First lets take a look at the greatness and magnificence of the Lord God as opposed to lessor gods.
Deuteronomy 3:24
Deuteronomy 3:24 NKJV
24 ‘O Lord God, You have begun to show Your servant Your greatness and Your mighty hand, for what god is there in heaven or on earth who can do anything like Your works and Your mighty deeds?
“Adonai Elohim, you have begun to reveal your greatness to your servant, and your strong hand—for what other god is there in heaven or on earth that can do the works and mighty deeds that you do?’ ”
Psalm 34:4
Psalm 34:3 NKJV
3 Oh, magnify the Lord with me, And let us exalt His name together.
Proclaim with me the greatness of Adonai; let us exalt his name together.
Psalm 104:1
Psalm 104:1 NKJV
1 Bless the Lord, O my soul! O Lord my God, You are very great: You are clothed with honor and majesty,
Bless Adonai, my soul!
Adonai, my God, you are very great;
you are clothed with glory and majesty.
Psalm 145:3
Psalm 145:3 NKJV
3 Great is the Lord, and greatly to be praised; And His greatness is unsearchable.
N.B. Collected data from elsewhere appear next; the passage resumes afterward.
# pqh22/ProxyTransformation

Hardware: AMD Instinct MI355X
Metric: scenes/sec (100k pts, 256 clusters, 64 proxies) (higher is better)
Workload: dtype f32; 1 GPU; cfg2: N=100000 pts, gs=8->M'=256 kept clusters, L=64 text + V=196 image proxies, d=256, eval forward; scenes_per_gpu=4, img_feat_dtype=bf16, input_sets_rotated=3, streams=1, lanes=1 (one forward at a time), setup_forwards=32

## Files before the change

include/proxyt.h:

```cpp
#ifndef PROXYT_H_
#define PROXYT_H_

#include <stddef.h>
#include <stdint.h>

#ifdef __cplusplus
extern "C" {
#endif

#define PTX_ABI_VERSION 13

#define PTX_API __attribute__((visibility("default")))

#define PTX_OK          0
#define PTX_EINVAL     -1
#define PTX_ELAUNCH    -2
#define PTX_ENOSPACE   -3
#define PTX_ETIMEOUT   -4
#define PTX_EGATE      -5

typedef struct PtxShape {
    int32_t B;
    int32_t N;
    int32_t grid_size;
// ... 14 lines not shown
    float   ln_eps;
} PtxShape;

typedef struct PtxSlotMlp {
    const float *conv_w;
    const float *conv_b;
    const float *bn_w, *bn_b, *bn_mean, *bn_var;
} PtxSlotMlp;

typedef struct PtxBlock {
    const float *norm1_w, *norm1_b;
    const float *pb_bias;
    const float *pc_bias;
    const float *pr_bias;
    const float *qkv_w;
    const float *qkv_b;
    const float *pp_w, *pp_b;
    const float *proj_w, *proj_b;
    const float *norm2_w, *norm2_b;
    const float *fc1_w, *fc1_b;
    const float *fc2_w, *fc2_b;
    const float *out_norm_w, *out_norm_b;
} PtxBlock;

typedef struct PtxBn1d { const float *w, *b, *mean, *var; } PtxBn1d;

typedef struct PtxWeights {
    PtxSlotMlp   offset;
    const float *offset_map_w;
    PtxSlotMlp   encoder;
    const float *cm_w, *cm_b;
    const float *pos;
    const float *q_w, *q_b, *k_w, *k_b, *v_w, *v_b, *c_w, *c_b;
    const float *norm_img_w, *norm_img_b;
    PtxBlock     text;
    PtxBlock     img;
    const float *text_trans_w, *text_trans_b;
    const float *img_trans_w, *img_trans_b;
    PtxBn1d      text_trans_norm, img_trans_norm;
} PtxWeights;

PTX_API int         ptx_abi_version(void);
PTX_API const char *ptx_last_error(void);

typedef struct PtxContext PtxContext;
PTX_API int ptx_context_create(PtxContext **ctx);
PTX_API int ptx_context_destroy(PtxContext *ctx);
PTX_API int ptx_context_check(PtxContext *ctx);
PTX_API int ptx_context_sync_check(PtxContext *ctx);
PTX_API int ptx_context_gates(const PtxContext *ctx);
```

Great is Adonai and greatly to be praised;
his greatness is beyond all searching out.
Hebrews 1:3
Hebrews 1:3 NKJV
3 who being the brightness of His glory and the express image of His person, and upholding all things by the word of His power, when He had by Himself purged our sins, sat down at the right hand of the Majesty on high,
This Son is the radiance of the Sh’khinah [Divine Presence], the very expression of God’s essence, upholding all that exists by his powerful word; and after he had, through himself, made purification for sins, he sat down at the right hand of HaG’dulah BaM’romim.
======
D.A. Carson also stated, In his Matthew Commentary from the Expositor’s Bible Commentary
God’s “name” is God himself as he is and has revealed himself, and so his name is already holy. Holiness, often thought of as “separateness,” is less an attribute than what he is.